Ciao a tutti ragazzi

Premessa: non posto sul forum credo da 4-5 anni...

Ma stasera, dopo ciò che è successo, non ci sto e voglio dire la mia.

L'Arsenal fino al NON rigore non aveva minimamente impensierito il Milan, mantenendo una sterile supremazia territoriale e tirando solo una volta con Wellcoso (giocatore aberrante, che in una partita normale non segna mai).

Secondo me fino al '38 abbiamo assistito ad una partita ben giocata dal Milan, al netto di tutti i nostri evidenti difetti.
Dopo il rigore il resto della partita non ha avuto alcun senso e non venitemi a dire che la squadra poteva fare meglio sull'1-1... nessuno sarebbe sereno dopo un arbitraggio del genere.. ed infatti Chala e Cutrone in panchina parlavano del fallo di mano (certamente involontario, ma comunque braccio largo).
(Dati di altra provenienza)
static DropCfg no_drop() { return make_drop(0.f, 0, 0); }
#define MMT_ATTN_DROP_BITS 12
static DropCfg stream_drop(float p, uint64_t seed, uint32_t stream, bool devseed, int bits = 16, uint32_t first = 0) {
    DropCfg c = make_drop(p, seed, stream, bits);
    if (devseed) { c.s0 = stream - first; c.s1 = 0; }
    return c;
}
static int launch_seed_advance(uint64_t* state, uint64_t* block, uint32_t first, int n, hipStream_t st) {
    if (n + 1 > MMT_SEED_BLOCK_WORDS) return fail(MMT_EUNSUPPORTED, "%d dropout streams do not fit the seed block", n);
    return launch("seed_advance_kernel", seed_advance_kernel, dim3(1), dim3(128), 0, st, state, block, first, n);
}

static int fill_mask_gen(MaskGenParams& P, uint16_t* mq, uint16_t* mk, const EncDims& D, int nlayers, float p, uint64_t seed,
                         const uint64_t* seedword = nullptr) {
    if (nlayers > 16) return fail(MMT_EUNSUPPORTED, "mask generator: %d layers > 16", nlayers);
    memset(&P, 0, sizeof(P));
    P.lq = mq; P.lk = mk; P.nbh = D.B * D.h; P.nt = D.nt; P.nlayers = nlayers;
    P.layer_words = attn_mask_layer_words(P.nbh, P.nt);
    P.seedword = seedword;
    for (int l = 0; l < nlayers; ++l) { const DropCfg c = stream_drop(p, seed, 4 * l + 0, seedword != nullptr, MMT_ATTN_DROP_BITS); P.thr16 = c.thr16; P.s0[l] = c.s0; P.s1[l] = c.s1; }
    return MMT_OK;
}
static int launch_mask_gen(uint16_t* mq, uint16_t* mk, const EncDims& D, int nlayers, float p, uint64_t seed, hipStream_t st) {
    MaskGenParams P;
    int rc;
    if ((rc = fill_mask_gen(P, mq, mk, D, nlayers, p, seed))) return rc;
    const size_t blocks = (size_t)P.nbh * P.nt * P.nt;
    ProfScope prof(S_MASK_GEN, st);
    return launch("attn_mask_gen_kernel", attn_mask_gen_kernel, dim3((unsigned)((blocks + 255) / 256), nlayers), dim3(256), 0, st, P);
}

// ... 191 lines not shown
                                int B, int T, int d, int h, int f, int n_layers, float eps,
                                float dropout_p, uint64_t seed, uint64_t* seed_state, mmt_stream_t stream,
                                const int32_t* key_lengths = nullptr, AttnMode mode = ATTN_PLAIN) {
    EncCall C;
    C.key_lengths = key_lengths; C.mode = mode;
    int rc = encoder_begin(C, x && mask && params && y, workspace, workspace_bytes, B, T, d, h, f, n_layers, dropout_p, seed, seed_state != nullptr, stream);
    if (rc) return rc;
    const EncDims& D = C.D; const EncWs& W = C.W; const LayerLayout& L = D.L;
    hipStream_t st = C.st;
    const bool devseed = C.devseed;
    const uint64_t* seedword = C.seedword;

    const int shape = chain_shape(d, f, h, L);
    static const bool fuse_next_qkv = getenv("MMT_NO_CHAIN4") == nullptr;
    const int ride_waves = (dropout_p > 0.f && fuse_next_qkv)
        ? mask_ride_waves(shape, layer_geom(CHAIN_FWD, L).lds) : 0;
    const int head_waves = (dropout_p > 0.f && fuse_next_qkv && D.N > 0 && (D.N == 1 || ride_waves))
        ? mask_ride_waves(shape, layer_geom(STAGE_LN1_QKV, L).lds, MMT_HEAD_RIDE_WAVES) : 0;
    const int nstreams = 4 * D.N + 4;
    if (devseed && !head_waves && (rc = launch_seed_advance(seed_state, W.seedword, 0, nstreams, st))) return rc;
    MaskGenParams MG;
    if (D.N > 0 && dropout_p > 0.f && (rc = fill_mask_gen(MG, W.lw[0].maskQ, W.lw[0].maskK, D, D.N, dropout_p, seed, seedword))) return rc;
    if (D.N > 0 && dropout_p > 0.f && !head_waves) {
        MaskGenParams P = MG;
        if (ride_waves) P.nlayers = 1;
        const size_t blocks = (size_t)P.nbh * P.nt * P.nt;
        const int gen_blocks = (int)((blocks + 255) / 256), prep_blocks = std::min(grid_for(L.pstride() + L.qstride()), 64);
        ProfScope prof(S_MASK_GEN, st);
        LAUNCH(encoder_prep_maskgen_kernel, dim3((unsigned)(gen_blocks + prep_blocks), D.N), dim3(256), 0, st,
                           params, W.wprep, W.bprep, L, gen_blocks, P);
    } else if (D.N > 0) {
        if (devseed && nstreams + 1 > MMT_SEED_BLOCK_WORDS) return fail(MMT_EUNSUPPORTED, "%d dropout streams do not fit the seed block", nstreams);
        ProfScope prof(S_PREP, st);
        const int prep_blocks = grid_for(L.pstride() + L.qstride());
        if (devseed) LAUNCH(encoder_prep_seed_kernel, dim3(prep_blocks + 1, D.N), dim3(256), 0, st,
                           params, W.wprep, W.bprep, L, seed_state, W.seedword, nstreams);
        else LAUNCH(encoder_prep_kernel, dim3(prep_blocks, D.N), dim3(256), 0, st, params, W.wprep, W.bprep, L);
    }
    const float* xin = x;
    for (int l = 0; l < D.N; ++l) {
        const LayerWs& w = W.lw[l];
        const float* P = params + (size_t)l * L.stride();
        const bf16* wp = W.wprep + (size_t)l * L.pstride();
        const float* bp = W.bprep + (size_t)l * L.qstride();
        auto qkv_params = [&](int ll, const float* src) {
            const LayerWs& wl = W.lw[ll];
            const float* Pl = params + (size_t)ll * L.stride();
            RowGemmParams p = rg_zero();
            p.M = D.M; p.K = d; p.KP = L.DP; p.N = 3 * L.HD; p.NP = L.NQ;
            p.A = src; p.lda = d; p.A_out = wl.xn1; p.lda_out = L.DP;
            p.ln_a = Pl + L.oln(0); p.ln_b = Pl + L.oln(1); p.eps = eps; p.stats = wl.stats1;
            p.W = W.wprep + (size_t)ll * L.pstride() + L.pWqkv(); p.bias = W.bprep + (size_t)ll * L.qstride() + L.qbqkv();
            p.fragR[0] = wl.QR; p.fragR[1] = wl.KR; p.fragR[2] = wl.VR;
            p.T = T; p.Tp = D.Tp; p.h = h; p.DKP = L.DKP; p.nwhich = 3;
            p.rowmask = mask; p.qscale = LOG2E / sqrtf((float)L.dk); p.scale_first = 1;
            return p;
        };
        if (l == 0) {
            RowGemmParams p = qkv_params(0, xin);
            if (shape == 128) rc = launch_ln1_qkv128(p, layer_mask_ride(MG, W, 0, head_waves, D.GR), st);
            else rc = launch_rowgemm<EPI_FRAG, true>(p, st, S_LN1_QKV);
            if (rc) return rc;
        }
        if ((rc = launch_attn_fwd(L.DKP, w.QR, w.KR, w.VR, w.ctx, w.lse, D, st, C.drop(4 * l + 0), w.maskQ, C.key_lengths, C.mode))) return rc;
        {
            RowChain3 ch; memset(&ch, 0, sizeof(ch));
            {   RowGemmParams& p = ch.a; p = rg_zero();
                p.M = D.M; p.K = L.HDP; p.KP = L.HDP; p.N = d; p.NP = L.DP;
                p.A = w.ctx; p.a_bf16 = 1; p.lda = L.HDP;
                p.W = wp + L.pWo(); p.bias = bp + L.qbo();
// ... 84 lines not shown
extern "C" int mmt_encoder_forward_causal(const float* x, const float* mask, const float* params, float* y,
                                          void* workspace, size_t workspace_bytes,
                                          int B, int T, int d, int h, int f, int n_layers, float eps,
                                          float dropout_p, uint64_t seed, mmt_stream_t stream) {
    return encoder_forward_impl(x, mask, params, y, workspace, workspace_bytes, B, T, d, h, f, n_layers, eps, dropout_p, seed, nullptr, stream, nullptr, ATTN_CAUSAL);
}
extern "C" int mmt_encoder_forward_causal_devseed(const float* x, const float* mask, const float* params, float* y,
                                                  void* workspace, size_t workspace_bytes,
                                                  int B, int T, int d, int h, int f, int n_layers, float eps,
                                                  float dropout_p, uint64_t* seed_state, mmt_stream_t stream) {
    if (!seed_state) return fail(MMT_EINVAL, "null seed state");
    return encoder_forward_impl(x, mask, params, y, workspace, workspace_bytes, B, T, d, h, f, n_layers, eps, dropout_p, 0, seed_state, stream, nullptr, ATTN_CAUSAL);
}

Stasera il Milan è ingiudicabile, a parte quel pagliaccio di Donnarumma che può andare col suo circo altrove.. e altrove sarà pure un fenomeno ma al Milan ha esaurito il suo tempo l'estate scorsa.

Ora testa al campionato e facciamo del nostro meglio con i (pochi) mezzi a disposizione...


----------



## Lambro (15 Marzo 2018)

il milan deve credere in cutrone e andrè silva, sbolognare prima di subito in cina kalinic, prendere una mezzala a centrocampo di alto livello e un'ala forte.
sperare che conti si riveli forte forte.

e poi puo' dire la sua.


----------



## Victorss (15 Marzo 2018)

JoKeR ha scritto:


> Ciao a tutti ragazzi
> 
> Premessa: non posto sul forum credo da 4-5 anni...
> 
> ...


Niente da aggiungere.


----------



## Chrissonero (15 Marzo 2018)

IDRIVE ha scritto:


> Complimenti alla squadra e al Mister. Ovviamente l'abbiamo compromessa all'andata. Mi spiace soltanto che stasera passi agli annali un 3-1 assolutamente bugiardo.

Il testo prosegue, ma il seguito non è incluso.